# Ostrich vinyl top question



## pohatu (Sep 24, 2007)

anyone out there know what a reasonable price would be for a ostrich vinyl top being put on a 96 buick roadmaster and also how long they would last on average?


----------



## BIG DIRTY (Jan 31, 2002)

Ostrich Vinyl is going for about $32-42 36 X 54" that is a 1 yard, it should take about Two yards.
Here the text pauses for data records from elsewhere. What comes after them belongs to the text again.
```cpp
int make_linear(DeviceArena& arena, const float* w, const float* bias, int N, int K, const LinearOpts& o, LinearWeights* out) {
  const int Kpad = o.Kpad ? o.Kpad : K;
  IDX_CHECK(Kpad >= K, "Kpad < K");
  std::vector<float> rows;
  if (o.layout == W_KN || Kpad != K) {
    rows.assign((size_t)N * Kpad, 0.0f);
    for (int n = 0; n < N; ++n)
      for (int k = 0; k < K; ++k) rows[(size_t)n * Kpad + k] = o.layout == W_KN ? w[(size_t)k * N + n] : w[(size_t)n * K + k];
    w = rows.data();
  }
  std::vector<float> packed(linear_packed_floats(N, Kpad));
  pack_linear(packed.data(), w, N, Kpad);
  if (up(arena, packed, &out->wp)) return 1;
  out->N = N; out->K = Kpad;
  out->mf16 = o.wp16 == WP16_ALWAYS_MF16;
  auto pack16 = [&](size_t bytes, void (*pack)(void*, const float*, int, int), const void** dst) {
    std::vector<float> p16((bytes + 3) / 4);
    pack(p16.data(), w, N, Kpad);
    const float* d16 = nullptr;
    if (up(arena, p16, &d16)) return 1;
    *dst = d16;
    return 0;
  };
  const bool planes = o.wp16 != WP16_NONE && linear_takes_planes(N, Kpad);
  const bool tiles = o.wp16 != WP16_NONE && (o.split_bf16_below_256_rows || (o.wp16 != WP16_DMA_SHAPES && !planes));
  if (planes && pack16(linear_planes_bytes(N, Kpad), pack_linear_planes, &out->planes16)) return 1;
  if (tiles && pack16(linear_tiles_bytes(N, Kpad), pack_linear_tiles, &out->tiles16)) return 1;
  if (bias && up(arena, std::vector<float>(bias, bias + N), &out->bias)) return 1;
  return 0;
}

int linear_from(std::map<std::string, HostTensor>& t, DeviceArena& arena, const std::string& prefix, int N, int K, bool bias, Wp16Policy wp16,
                LinearWeights* out, std::vector<int64_t> wshape) {
  HostTensor *w = nullptr, *b = nullptr;
  if (wshape.empty()) wshape = {N, K};
  if (need(t, prefix + ".weight", wshape, &w)) return 1;
  if (bias && need(t, prefix + ".bias", {N}, &b)) return 1;
  return make_linear(arena, w->data.data(), b ? b->data.data() : nullptr, N, K, {wp16, W_NK, (K + 3) & ~3}, out);
}

static GemmArgs lin_args(const float* x, int ldx, float* y, int ldy, int M, int act, const float* res, int ldr) {
  GemmArgs g;
  g.x = x; g.ldx = ldx; g.y = y; g.ldy = ldy; g.M = M; g.act = act; g.res = res; g.ldr = ldr;
  return g;
}

int lin(const LinearWeights& w, const float* x, int ldx, float* y, int ldy, int M, hipStream_t st, int act, const float* res, int ldr) {
  const GemmArgs g = lin_args(x, ldx, y, ldy, M, act, res, ldr);
  if (act == ACT_GELU_ERF || act == ACT_RELU) return gemm_tn_forward(w, g, st);
  return gemm_forward(w, g, st);
}

int lin_exact(const LinearWeights& w, const float* x, int ldx, float* y, int ldy, int M, hipStream_t st, int act, const float* res, int ldr) {
  return gemm_tn_forward(w, lin_args(x, ldx, y, ldy, M, act, res, ldr), st);
}

int layer_norm(const float* x, float* y, const float* g, const float* b, int M, int d, hipStream_t st) {
  RowsNormArgs n;
  n.x_in = x; n.ld_in = d; n.y = y; n.ld_y = d; n.M = M; n.d = d; n.mode = NORM_LN; n.eps = 1e-5f; n.g1 = g; n.b1 = b;
  return rows_norm_forward(n, st);
}

}
```

index-tts_amd/csrc/s2mel.hip:

```cpp
#include <cmath>
#include <cstring>

#include <map>
#include <mutex>
#include <utility>

#include "model_util.h"
#include "s2mel.h"
#include "s2mel_buffers.h"

namespace idxtts {

S2MelModel::S2MelModel(const idxtts_s2mel_config& c) : cfg(c) {}

bool S2MelModel::accepts(const std::string& name) const {
  static const char* prefixes[] = {"cfm.estimator.", "length_regulator.", "gpt_layer.", "semantic_codec.", "rope_cache"};
  for (const char* p : prefixes)
    if (name.rfind(p, 0) == 0) return true;
  return false;
}

namespace {

std::vector<float> col_slice(const std::vector<float>& w, int N, int K, int k0, int k1) {
  std::vector<float> o((size_t)N * (k1 - k0));
  for (int n = 0; n < N; ++n) std::memcpy(&o[(size_t)n * (k1 - k0)], &w[(size_t)n * K + k0], (k1 - k0) * sizeof(float));
  return o;
}

std::vector<float> pair_pack(const float* a, const float* b, int H, int K) {
  std::vector<float> o((size_t)2 * H * K);
  for (int blk = 0; blk < H / 32; ++blk) {
    std::memcpy(&o[(size_t)(blk * 64) * K], a + (size_t)blk * 32 * K, (size_t)32 * K * sizeof(float));
    std::memcpy(&o[(size_t)(blk * 64 + 32) * K], b + (size_t)blk * 32 * K, (size_t)32 * K * sizeof(float));
  }
  return o;
}

std::vector<float> conv_to_rows(const std::vector<float>& w, int Cout, int Cin, int k) {
  std::vector<float> o((size_t)Cout * Cin * k);
  for (int co = 0; co < Cout; ++co)
    for (int ci = 0; ci < Cin; ++ci)
      for (int kk = 0; kk < k; ++kk) o[((size_t)co * k + kk) * Cin + ci] = w[((size_t)co * Cin + ci) * k + kk];
  return o;
}

}
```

But that is the Vinyl, not the real shit


----------



## EVANASTY (Apr 4, 2007)

use vinyl ,ostrich doesnt work that well i hear


----------



## houcksupholstery (Dec 3, 2008)

that kind i get i dont know if it will last long outside of the car but im not sure


----------



## BIG DIRTY (Jan 31, 2002)

> _Originally posted by EVANASTY_@May 18 2009, 12:11 PM~13919996
> *use vinyl ,ostrich  doesnt work that well i hear
> *


Ostrich Vinyl is just that, it is Vinyl with the Ostrich print, or pattern on it


----------



## TCaddy (Sep 8, 2008)

dude no disrespect but read first he tells you its vinyl an even ostrich as yall call it is just leather with ostrich print sure you can get real real ostrich but you know keep hustlin for the price of that shit...


----------



## BIG DIRTY (Jan 31, 2002)

> _Originally posted by TCaddy_@May 22 2009, 10:22 PM~13974498
> *dude no disrespect but read first he tells you its vinyl an even ostrich as yall call it is just leather with ostrich print sure you can get real real ostrich but you know keep hustlin for the price of that shit...
> *


AH DO SOME RESEACH FIRST


----------



## jonjay206 (Jan 22, 2009)

if its laminated it will last longer


----------



## GALLO 59 (Jan 1, 2006)

real ostrich will look good, but is very delicate especially if the sun hits it a lot. when it starts to get old its more delicate and comes apart easier than leather. besides it being VERY expensive at around 350 a yard at some places, it can't be used as vinyl top because og ostrich has little holes that look like volcanoes where the feather was plucked out so its not waterproof and will cause ur roof to rust out. even if u use waterproof lining between thw metal and skin, ull have water collect inder the skin and eat it away from the inside. its nothing like vinyl, that's y that's the one used. not trying to discourage you bro, if that's what you want then do ur thing. just saying if u do do it these are some things u have to consider. but you can pull it off if ur just careful and take care of it


----------



## culvercityimpala (Apr 12, 2009)

eco fabric has tan/black/navy/gray ostrich vinyl in the same print an big print. oco is in downtown LA 2138911522 ask for morad,an its pretty thick


----------



## culvercityimpala (Apr 12, 2009)

imean small print and big print


----------